Reporter des Greenpeace-Projekts unearthed decken versuchte Einflussnahme auf. Fleisch- und Fossilindustrieländer wollen Schlüsselpositionen des UN-Klimaberichts ändern, um Maßnahmen zu behindern und zu verzögern.

25.10.2021 – Einige der größten Kohle-, Öl-, Rindfleisch- und Futtermittelproduzierenden Länder der Welt versuchen, wissenschaftliche Schlüsselpositionen zur Klimakrise zu verwässern. Sie behindern so notwendige Maßnahmen für eine nachhaltige Transformation der Wirtschaft und zur Reduzierung von Emissionen. Dies zeigen Greenpeace-Reporter von unearthed, die eine kommentierte Version des sechsten IPCC-Klimaberichts ausgewertet haben.

Tragweite anzweifeln

Vor allem Australien, Saudi-Arabien und die OPEC stechen mit Kommentaren heraus, die unumstrittene Maßnahmen gegen den Klimawandel in Frage stellen oder abschwächen. Australien möchte den Kohleausstieg nicht als notwendig bezeichnet sehen, und Analysen der Lobbyarbeit fossiler Brennstoffunternehmen und ihr Einfluss auf Klimamaßnahmen in Australien und den USA lieber streichen.

Die Organisation erdölexportierender Länder (OPEC) und Saudi-Arabien, die zusammengerechnet etwa 40 Prozent des weltweiten Erdöls fördern, versuchen mehrfach, deutliche Aussagen zum Ende fossiler Brennstoffe zu verhindern. Dass Kohlereserven im Boden verbleiben müssen, wird in den Kommentaren ebenso als politische Aussage bezeichnet, wie dass eine pflanzenbasierte Ernährung Treibhausgase reduziere. Letztere Kritik, die sich auch auf Aussagen zu nachhaltiger Ernährung bezieht, kommt von den Fleischnationen Brasilien und Argentinien.

„Neutral bleiben“

Saudi-Arabien argumentiert am schärfsten gegen grundlegende Fakten des Berichts. Worte wie Transformation, dringend, erforderlich, und beschleunigte Maßnahmen zur Eindämmung des Klimawandels auf allen Ebenen, seien übertrieben, nicht politikneutral oder einseitig. Stattdessen wird für die Möglichkeit „sauberer fossiler Brennstofftechnologien“ argumentiert, für die es aktuell keine objektiven Existenzhinweise gibt.
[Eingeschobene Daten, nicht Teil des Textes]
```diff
diff --git a/efficient-speech-codec_amd/csrc/launchers.h b/efficient-speech-codec_amd/csrc/launchers.h
--- a/efficient-speech-codec_amd/csrc/launchers.h
+++ b/efficient-speech-codec_amd/csrc/launchers.h
@@ -62,6 +62,8 @@
 void gemm_frames(const float* wave, int B, int L, int T, int hop, int off, const float* W, int Np, int Kp, float* out, hipStream_t s);
 void gemm_patch(const float* spec, int B, int T, int in_dim, int Fp, int H, int Wd, int pf, int pt, const float* W, int Np, int Kp,
                 float* out, const float* bias, hipStream_t s);
+int gemm_patch_ln(const float* spec, int B, int T, int in_dim, int Fp, int H, int Wd, int pf, int pt, const float* W, int Np, int Kp,
+                  float* out, const float* bias, const float* gamma, const float* beta, int C, hipStream_t s);
 void gemm_conv_deembed1(const float* x, int B, int H, int Wd, int Cp, const float* W, int Np, float* out, const float* bias,
                         int pf, int pt, hipStream_t s);
 void gemm_conv_spec(const float* x, int B, int T, int F, int Cp, const float* W, float* out, const float* bias, int Fp, int in_dim,
@@ -92,6 +94,8 @@
                float* out, hipStream_t s);
 void pvq_tab_add(const long long* codes, long long bstride, const float* tab, const float* gq, int G, int Ksz, int B, int Hq, int Wd, int Cp, int ov,
                  const float* dec, float* out, hipStream_t s);
+void pvq_tab_add2(const long long* codes0, const long long* codes1, long long bstride, const float* tab0, const float* gq0, const float* tab1, const float* gq1,
+                  int G, int Ksz, int B, int Hq, int Wd, int Cp, int ov, float* out, hipStream_t s);
 int pvq_down_bk(int Cp);
 int pvq_up(const long long* codes, long long bstride, const float* cbraw, int G, int Ksz, int dt, int B, int Hq, int Wd, int Cp, int ov,
            const float* W, int Np, int Kp, const float* dec, float* out, hipStream_t s);
```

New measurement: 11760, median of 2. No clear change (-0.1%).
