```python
def conv(x: torch.Tensor, pc: PackedConv, *, cache: torch.Tensor | None = None, stride: int = 1, pad=(None, None),
         up: int = 0, tmode: int = 0, t_out: int | None = None, hw_out=None, resid: torch.Tensor | None = None,
         gate: torch.Tensor | None = None, gate_split: int = 0, act: int = 0, ldo: int | None = None,
         out: torch.Tensor | None = None,
         gn_eps: float | None = None, out_f32: bool = False, nb: int = 1, tdup: int = 0, weight_sums: bool = True) -> torch.Tensor:
    L.require_cuda(x, resid, gate, out)
    assert x.dtype == torch.bfloat16 and x.dim() == 4, (x.dtype, x.shape)
    T, H, W, Cx = x.shape
    assert T % nb == 0, (T, nb)
    T //= nb
    if Cx != pc.cin_pad:
        raise RuntimeError(f"conv: input has {Cx} channels, packed weight expects {pc.cin_pad}")
    ph = (pc.kh - 1) // 2 if pad[0] is None else pad[0]
    pw = (pc.kw - 1) // 2 if pad[1] is None else pad[1]
    if t_out is None:
        t_out = T
    if hw_out is None:
        hw_out = (H << up, W << up) if stride == 1 else ((H + 1 - pc.kh) // stride + 1, (W + 1 - pc.kw) // stride + 1)
    if ldo is None:
        ldo = pc.cout_store
    odt = torch.float32 if out_f32 else torch.bfloat16
    if out is None:
        out = torch.empty(nb * t_out, hw_out[0], hw_out[1], ldo, dtype=odt, device=x.device)
    else:
        assert out.shape == (nb * t_out, hw_out[0], hw_out[1], ldo) and out.dtype == odt
    cache_stride = 0
    if cache is not None:
        if nb > 1:
            assert cache.shape == (nb, pc.kt - 1, H, W, Cx) and cache.dtype == torch.bfloat16 and cache.is_cuda, (cache.shape, x.shape)
            assert cache[0].is_contiguous() and cache.device == x.device
            cache_stride = cache.stride(0)
        else:
            L.require_cuda(cache)
            assert cache.shape == (pc.kt - 1, H, W, Cx) and cache.dtype == torch.bfloat16, (cache.shape, x.shape)
    d = L.ConvDesc()
    d.nb, d.cache_stride = nb, cache_stride
    if cache is None and pc.w_first is not None and weight_sums:
        d.w_first = pc.w_first.data_ptr()
    if up == 1 and pc.w_sub is not None and weight_sums:
        d.w_sub = pc.w_sub.data_ptr()
    if tdup and weight_sums and pc.w_pair is not None and pc.kt == 3 and not (tdup == 2 and cache is not None):
        d.tdup, d.w_pair = tdup, pc.w_pair.data_ptr()
    d.x, d.cache, d.w = x.data_ptr(), (cache.data_ptr() if cache is not None else None), pc.w.data_ptr()
    d.bias = pc.bias.data_ptr() if pc.bias is not None else None
    d.resid = resid.data_ptr() if resid is not None else None
    d.gate = gate.data_ptr() if gate is not None else None
    d.out = out.data_ptr()
    d.t_in, d.h_in, d.w_in, d.cin = T, H, W, Cx
    d.t_out, d.h_out, d.w_out = t_out, hw_out[0], hw_out[1]
    d.cout_pad, d.cout_store = pc.cout_pad, pc.cout_store
# ... 1353 lines not shown
```

include/dove_hip.h:

```cpp
#ifndef DOVE_HIP_H
#define DOVE_HIP_H

#include <stddef.h>

#ifdef __cplusplus
extern "C" {
#endif

#define DOVE_ABI_VERSION 15

#define DOVE_F32 0
#define DOVE_BF16 1

const char* dove_last_error(void);
int dove_abi_version(void);
int dove_device_info(int dev, char* name, int name_len, int* cu_count, long long* total_mem);

typedef struct dove_conv_desc {
  unsigned int struct_size;
  unsigned int reserved;
  const void* x;
  const void* cache;
  const void* w;
  const float* bias;
  const void* resid;
  const float* gate;
  void* out;
  int t_in, h_in, w_in, cin;
  int t_out, h_out, w_out, cout_pad, cout_store;
  int kt, kh, kw, stride, pad_h, pad_w, up, tmode, act;
  long long ldo, ldr, gate_split;
  float* gn_partial;
  int out_f32;
  int nb;
  long long cache_stride;
  const void* w_first;
  const void* w_sub;
  const void* w_pair;
  int tdup;
  int reserved2;
} dove_conv_desc;
int dove_conv_igemm_bf16(const dove_conv_desc* d, void* stream);
const char* dove_conv_kernel_name(const dove_conv_desc* d);
int dove_conv_partial_launches(const dove_conv_desc* d);
long long dove_conv_gn_partial_rows(const dove_conv_desc* d);
int dove_groupnorm_finalize_partials(const float* partial, long long rows, double count, float eps, void* ws, float* stats,
                                     void* stream);

int dove_groupnorm_stats_bf16(const void* x, long long npix, long long frame_pix, int C, float eps, void* partial_ws, int ws_blocks,
                              float* stats, void* stream);
int dove_groupnorm_sums_bf16(const void* x, long long npix, long long frame_pix, int C, void* partial_ws, int ws_blocks, double* sums,
                             void* stream);
int dove_groupnorm_finalize_sums(const double* sums, double count, float eps, float* stats, void* stream);
int dove_groupnorm_sums_from_partials(const float* partial, long long rows, void* ws, double* sums, void* stream);
int dove_groupnorm_apply_bf16(const void* x, void* y, int T, int H, int W, int C, const float* stats,
                              const float* gamma, const float* beta, int silu, const void* yb, int hz, int wz,
                              int sshift, const int* tmap, void* stream);

int dove_groupnorm_stats_nb_bf16(const void* x, int nb, long long npix, long long frame_pix, int C, float eps, void* partial_ws,
                                 int ws_blocks, float* stats, void* stream);
int dove_groupnorm_finalize_partials_nb(const float* partial, long long rows, int nb, double count, float eps, void* ws, size_t ws_bytes,
                                        float* stats, void* stream);
int dove_groupnorm_apply_nb_bf16(const void* x, void* y, int nb, int T, int H, int W, int C, const float* stats, const float* gamma,
                                 const float* beta, int silu, const void* yb, int Tz, int hz, int wz, int sshift, const int* tmap,
                                 void* stream);
int dove_avgpool_time_nb_bf16(const void* x, int nb, int T, long long frame_elems, void* y, void* stream);

int dove_layernorm_modulate_bf16(const void* x, void* y, long long rows, int D, float eps, const float* gamma,
                                 const float* beta, const float* mod, long long split, void* stream);
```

Die Aussage, die Welt brauche das Ende fossiler Brennstoffe, um zu überleben, sei ebenfalls einseitig. Die Wissenschaftler mögen doch bitte technologieneutral bleiben. Möglicherweise könne man die Treibhausgase in Zukunft in solchen Mengen einfangen, dass ein fossiler Ausstieg nicht nötig sei. Wissenschaftler bezeichnen diese Einwände als fahrlässig. Sie verführen zu weiteren fossilen Emissionen und der Beschleunigung der Klimakrise.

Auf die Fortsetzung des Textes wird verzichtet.